━━━━━ RECORDS FOR PROCESSING

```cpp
#ifndef STEP_EMUL
typedef __bf16 bf16x8_hw __attribute__((ext_vector_type(8)));
typedef _Float16 f16x8_hw __attribute__((ext_vector_type(8)));
__device__ __forceinline__ void mma_k16(const f32x8& a, const f32x8& b, f32x16& c, float) {
#pragma unroll
    for (int j = 0; j < 8; ++j) c = __builtin_amdgcn_mfma_f32_32x32x2f32(a[j], b[j], c, 0, 0, 0);
}
__device__ __forceinline__ void mma_k16(const u16x8& a, const u16x8& b, f32x16& c, bf16_t) {
    c = __builtin_amdgcn_mfma_f32_32x32x16_bf16(__builtin_bit_cast(bf16x8_hw, a), __builtin_bit_cast(bf16x8_hw, b), c, 0, 0, 0);
}
__device__ __forceinline__ void mma_k16(const u16x8& a, const u16x8& b, f32x16& c, f16_t) {
    c = __builtin_amdgcn_mfma_f32_32x32x16_f16(__builtin_bit_cast(f16x8_hw, a), __builtin_bit_cast(f16x8_hw, b), c, 0, 0, 0);
}
#else
__device__ inline void mma_k16(const f32x8& a, const f32x8& b, f32x16& c, float) {
    float fa[8], fb[8];
    for (int j = 0; j < 8; ++j) { fa[j] = a[j]; fb[j] = b[j]; }
    hipemu::mfma_32x32_k16(fa, fb, c,  true);
}
__device__ inline void mma_k16(const u16x8& a, const u16x8& b, f32x16& c, bf16_t) {
    float fa[8], fb[8];
    for (int j = 0; j < 8; ++j) { fa[j] = bf16_bits_to_f32(a[j]); fb[j] = bf16_bits_to_f32(b[j]); }
    hipemu::mfma_32x32_k16(fa, fb, c, false);
}
__device__ inline void mma_k16(const u16x8& a, const u16x8& b, f32x16& c, f16_t) {
    float fa[8], fb[8];
    for (int j = 0; j < 8; ++j) { fa[j] = f16_bits_to_f32(a[j]); fb[j] = f16_bits_to_f32(b[j]); }
    hipemu::mfma_32x32_k16(fa, fb, c, false);
}
#endif

#ifndef STEP_EMUL
typedef short i16x4_hw __attribute__((ext_vector_type(4)));
__device__ __forceinline__ u16x8 lds_tr8(const unsigned char* a0, const unsigned char* a1) {
    typedef __attribute__((address_space(3))) i16x4_hw* lptr;
    const i16x4_hw lo = __builtin_amdgcn_ds_read_tr16_b64_v4i16((lptr)(const __attribute__((address_space(3))) unsigned char*)a0);
    const i16x4_hw hi = __builtin_amdgcn_ds_read_tr16_b64_v4i16((lptr)(const __attribute__((address_space(3))) unsigned char*)a1);
    u16x8 r = {(unsigned short)lo[0], (unsigned short)lo[1], (unsigned short)lo[2], (unsigned short)lo[3],
               (unsigned short)hi[0], (unsigned short)hi[1], (unsigned short)hi[2], (unsigned short)hi[3]};
    return r;
}
__device__ __forceinline__ void mma16_k32(const u16x8& a, const u16x8& b, f32x4& c, bf16_t) {
    c = __builtin_amdgcn_mfma_f32_16x16x32_bf16(__builtin_bit_cast(bf16x8_hw, a), __builtin_bit_cast(bf16x8_hw, b), c, 0, 0, 0);
}
__device__ __forceinline__ void mma16_k32(const u16x8& a, const u16x8& b, f32x4& c, f16_t) {
    c = __builtin_amdgcn_mfma_f32_16x16x32_f16(__builtin_bit_cast(f16x8_hw, a), __builtin_bit_cast(f16x8_hw, b), c, 0, 0, 0);
}
#else
__device__ inline u16x8 lds_tr8(const unsigned char* a0, const unsigned char* a1) {
    u16x8 r;
    for (int h = 0; h < 2; ++h) {
        unsigned short mine[4], out[4];
        __builtin_memcpy(mine, h ? a1 : a0, 8);
        hipemu::tr16_b64(mine, out);
        for (int j = 0; j < 4; ++j) r[h * 4 + j] = out[j];
    }
    return r;
}
__device__ inline void mma16_k32(const u16x8& a, const u16x8& b, f32x4& c, bf16_t) {
    float fa[8], fb[8];
    for (int j = 0; j < 8; ++j) { fa[j] = bf16_bits_to_f32(a[j]); fb[j] = bf16_bits_to_f32(b[j]); }
    hipemu::mfma_16x16_k32(fa, fb, c);
}
__device__ inline void mma16_k32(const u16x8& a, const u16x8& b, f32x4& c, f16_t) {
    float fa[8], fb[8];
    for (int j = 0; j < 8; ++j) { fa[j] = f16_bits_to_f32(a[j]); fb[j] = f16_bits_to_f32(b[j]); }
    hipemu::mfma_16x16_k32(fa, fb, c);
}
#endif

#ifndef STEP_EMUL
__device__ __forceinline__ void glds16(const void* gsrc_lane, void* lds_base_uniform) {
    __builtin_amdgcn_global_load_lds((const __attribute__((address_space(1))) void*)gsrc_lane,
                                     (__attribute__((address_space(3))) void*)lds_base_uniform, 16, 0, 0);
}
#else
__device__ inline void glds16(const void* gsrc_lane, void* lds_base_uniform) {
    __builtin_memcpy((unsigned char*)lds_base_uniform + 16 * (threadIdx.x & 63), gsrc_lane, 16);
}
#endif

__device__ __forceinline__ int cd_row(int r, int lane) { return (r & 3) + 8 * (r >> 2) + 4 * (lane >> 5); }

#ifndef STEP_EMUL
__device__ __forceinline__ void lane32_swap(unsigned& x, unsigned& y) {
    const auto r = __builtin_amdgcn_permlane32_swap(x, y, false, false);
    x = r[0]; y = r[1];
}
#else
__device__ inline void lane32_swap(unsigned& x, unsigned& y) {
    const unsigned mine[2] = {x, y};
    const int lane = (int)(threadIdx.x & 63);
    char* s = hipemu::exchange_begin(mine, 8);
    unsigned nx = x, ny = y;
    if (lane >= 32) __builtin_memcpy(&nx, s + 256 * (lane - 32) + 4, 4);
    else __builtin_memcpy(&ny, s + 256 * (lane + 32), 4);
    hipemu::exchange_end();
    x = nx; y = ny;
}
#endif

#ifdef STEP_EMUL
#define STEP_LAUNCH(kernel, grid, block, stream, ...) \
    hipemu::launch((grid), (block), [=]() { kernel(__VA_ARGS__); })
#define STEP_LAUNCH_CHECK() 0
#else
#define STEP_LAUNCH(kernel, grid, block, stream, ...) \
    hipLaunchKernelGGL(kernel, (grid), (block), 0, (hipStream_t)(stream), __VA_ARGS__)
#define STEP_LAUNCH_CHECK() ((int)hipGetLastError())
#endif

static inline int ceil_div(int a, int b) { return (a + b - 1) / b; }
static inline long long ceil_div64(long long a, long long b) { return (a + b - 1) / b; }

}
```

step_amd/csrc/stem.hip:

```cpp
#include "conv_common.h"

namespace step {

constexpr int STEM_TH = 8, STEM_TW = 16;
constexpr int STEM_ROWS = 2 * STEM_TH + 5, STEM_COLS = 40;

struct StemParams {
    const void* x; const void* w; const float* scale; const float* shift; void* y;
    int N, T, H, W, To, Ho, Wo, Cout, y_cstride, y_coff;
    int tiles_h, tiles_w, nblk32;
    int tile0;
    int relu;
    int Hp, Wp;
    void* rowbuf;
    void* colbuf;
    int u8_scale; float u8_mean[3], u8_std[3];
#ifdef STEP_PROBE
    unsigned long long* probe;
#endif
};

template <typename T, int NB>
__global__ __launch_bounds__(256) void stem_igemm_kernel(StemParams p) {
    constexpr int ES = (int)sizeof(T);
    constexpr int PIXB = 4 * ES;
    constexpr int NPIX = 7 * STEM_ROWS * STEM_COLS;
    typedef typename frag<T>::type frag_t;
    __shared__ __attribute__((aligned(16))) unsigned char lds[NPIX * PIXB];

    const int tid = threadIdx.x;
    const int lane = tid & 63, wave = tid >> 6;
    const int khalf = lane >> 5;
    const int m = wave * 32 + (lane & 31);
    const int th = m >> 4, tw = m & 15;

    int t = blockIdx.x;
    const int tw_i = t % p.tiles_w; t /= p.tiles_w;
    const int th_i = t % p.tiles_h; t /= p.tiles_h;
    const int od = t % p.To;
    const int n = t / p.To;
    const int oh0 = th_i * STEM_TH, ow0 = tw_i * STEM_TW;
    const int nb0 = blockIdx.y * NB;

    const T* xg = (const T*)p.x;
    const bool vec_ok = (p.W % 4) == 0;
    for (int item = tid; item < 7 * STEM_ROWS * (STEM_COLS / 4); item += 256) {
        const int cq = item % (STEM_COLS / 4);
        const int r = (item / (STEM_COLS / 4)) % STEM_ROWS;
        const int f = item / ((STEM_COLS / 4) * STEM_ROWS);
        const int it = 2 * od - 2 + f, ih = 2 * oh0 - 2 + r, iw0 = 2 * ow0 - 4 + cq * 4;
        T px[4][4];
#pragma unroll
        for (int a = 0; a < 4; ++a)
#pragma unroll
            for (int c = 0; c < 4; ++c) px[a][c] = elem<T>::from_f32(0.f);
        if (it >= 0 && it < p.T && ih >= 0 && ih < p.H) {
            const size_t base = (((size_t)n * p.T + it) * 3) * p.H * p.W + (size_t)ih * p.W;
#pragma unroll
            for (int c = 0; c < 3; ++c) {
                const T* src = xg + base + (size_t)c * p.H * p.W;
                if (vec_ok && iw0 >= 0 && iw0 + 3 < p.W) {
                    typedef unsigned int uvec __attribute__((ext_vector_type(ES)));
                    uvec raw = *(const uvec*)(src + iw0);
                    T v4[4];
                    __builtin_memcpy(v4, &raw, sizeof(v4));
#pragma unroll
                    for (int a = 0; a < 4; ++a) px[a][c] = v4[a];
                } else {
#pragma unroll
                    for (int a = 0; a < 4; ++a)
                        if (iw0 + a >= 0 && iw0 + a < p.W) px[a][c] = src[iw0 + a];
                }
            }
        }
        unsigned char* dst = lds + ((f * STEM_ROWS + r) * STEM_COLS + cq * 4) * PIXB;
#pragma unroll
        for (int q = 0; q < (4 * PIXB) / 16; ++q) {
            u32x4 tmp;
            __builtin_memcpy(&tmp, (const unsigned char*)&px[0][0] + 16 * q, 16);
            *(u32x4*)(dst + 16 * q) = tmp;
        }
    }
    __syncthreads();

    f32x16 acc[NB];
#pragma unroll
    for (int i = 0; i < NB; ++i)
#pragma unroll
        for (int r = 0; r < 16; ++r) acc[i][r] = 0.f;

    const T* wg = (const T*)p.w;
#pragma unroll 1
    for (int kd = 0; kd < 7; ++kd) {
#pragma unroll 1
        for (int kh = 0; kh < 7; ++kh) {
            const unsigned char* rowb = lds + ((kd * STEM_ROWS + 2 * th + kh) * STEM_COLS + 2 * tw + 2) * PIXB;
#pragma unroll
            for (int j = 0; j < 2; ++j) {
                const unsigned char* ap = rowb + (4 * j + 2 * khalf) * PIXB;
                frag_t a;
                {
                    u32x4 h2[ES / 2];
#pragma unroll
                    for (int q = 0; q < ES / 2; ++q) h2[q] = *(const u32x4*)(ap + 16 * q);
                    __builtin_memcpy(&a, h2, sizeof(a));
                }
                const int ks = (kd * 7 + kh) * 2 + j;
#pragma unroll
                for (int i = 0; i < NB; ++i) {
                    if (nb0 + i < p.nblk32) {
                        const T* bp = wg + (((size_t)(nb0 + i) * 98 + ks) * 64 + lane) * 8;
                        const frag_t b = load_b_frag<T>(bp);
                        mma_k16(a, b, acc[i], T());
                    }
                }
            }
        }
    }

    T* yg = (T*)p.y;
#pragma unroll
    for (int i = 0; i < NB; ++i) {
        const int co = (nb0 + i) * 32 + (lane & 31);
        if (nb0 + i < p.nblk32 && co < p.Cout) {
            const float sc = p.scale ? p.scale[co] : 1.f;
            const float sh = p.shift ? p.shift[co] : 0.f;
#pragma unroll
            for (int r = 0; r < 16; ++r) {
                const int mm = wave * 32 + cd_row(r, lane);
                const int oh = oh0 + (mm >> 4), ow = ow0 + (mm & 15);
                if (oh < p.Ho && ow < p.Wo) {
                    float v = acc[i][r] * sc + sh;
                    if (p.relu) v = fmaxf(v, 0.f);
                    const size_t opix = (((size_t)n * p.To + od) * p.Ho + oh) * p.Wo + ow;
                    yg[opix * p.y_cstride + p.y_coff + co] = elem<T>::from_f32(v);
                }
            }
        }
    }
}

constexpr int STP_ROWS = 37, STP_COLS = 40;

constexpr int STS_PITCH = 240;
constexpr int STS_FRAME = STP_ROWS * STS_PITCH;
constexpr int STS_KSTEPS = 77;

__device__ __forceinline__ u16x8 lds_read_frag_a4(const unsigned char* p) {
    typedef unsigned int u32x2_a4 __attribute__((ext_vector_type(2), aligned(4)));
    const u32x2_a4 lo = *(const u32x2_a4*)p;
    const u32x2_a4 hi = *(const u32x2_a4*)(p + 8);
    const u32x4 v = {lo.x, lo.y, hi.x, hi.y};
    u16x8 r;
    __builtin_memcpy(&r, &v, 16);
    return r;
}

constexpr int STS_TPITCH = 144;
typedef short s16x8_t __attribute__((ext_vector_type(8)));
__device__ __forceinline__ u32x4 pk_max_nonneg16(const u32x4& a, const u32x4& b) {
    return __builtin_bit_cast(u32x4, __builtin_elementwise_max(__builtin_bit_cast(s16x8_t, a), __builtin_bit_cast(s16x8_t, b)));
}
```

━━━━━━━━━━

Nothing but a number is wanted here: the count of lines in the listing with the word "Cout".

2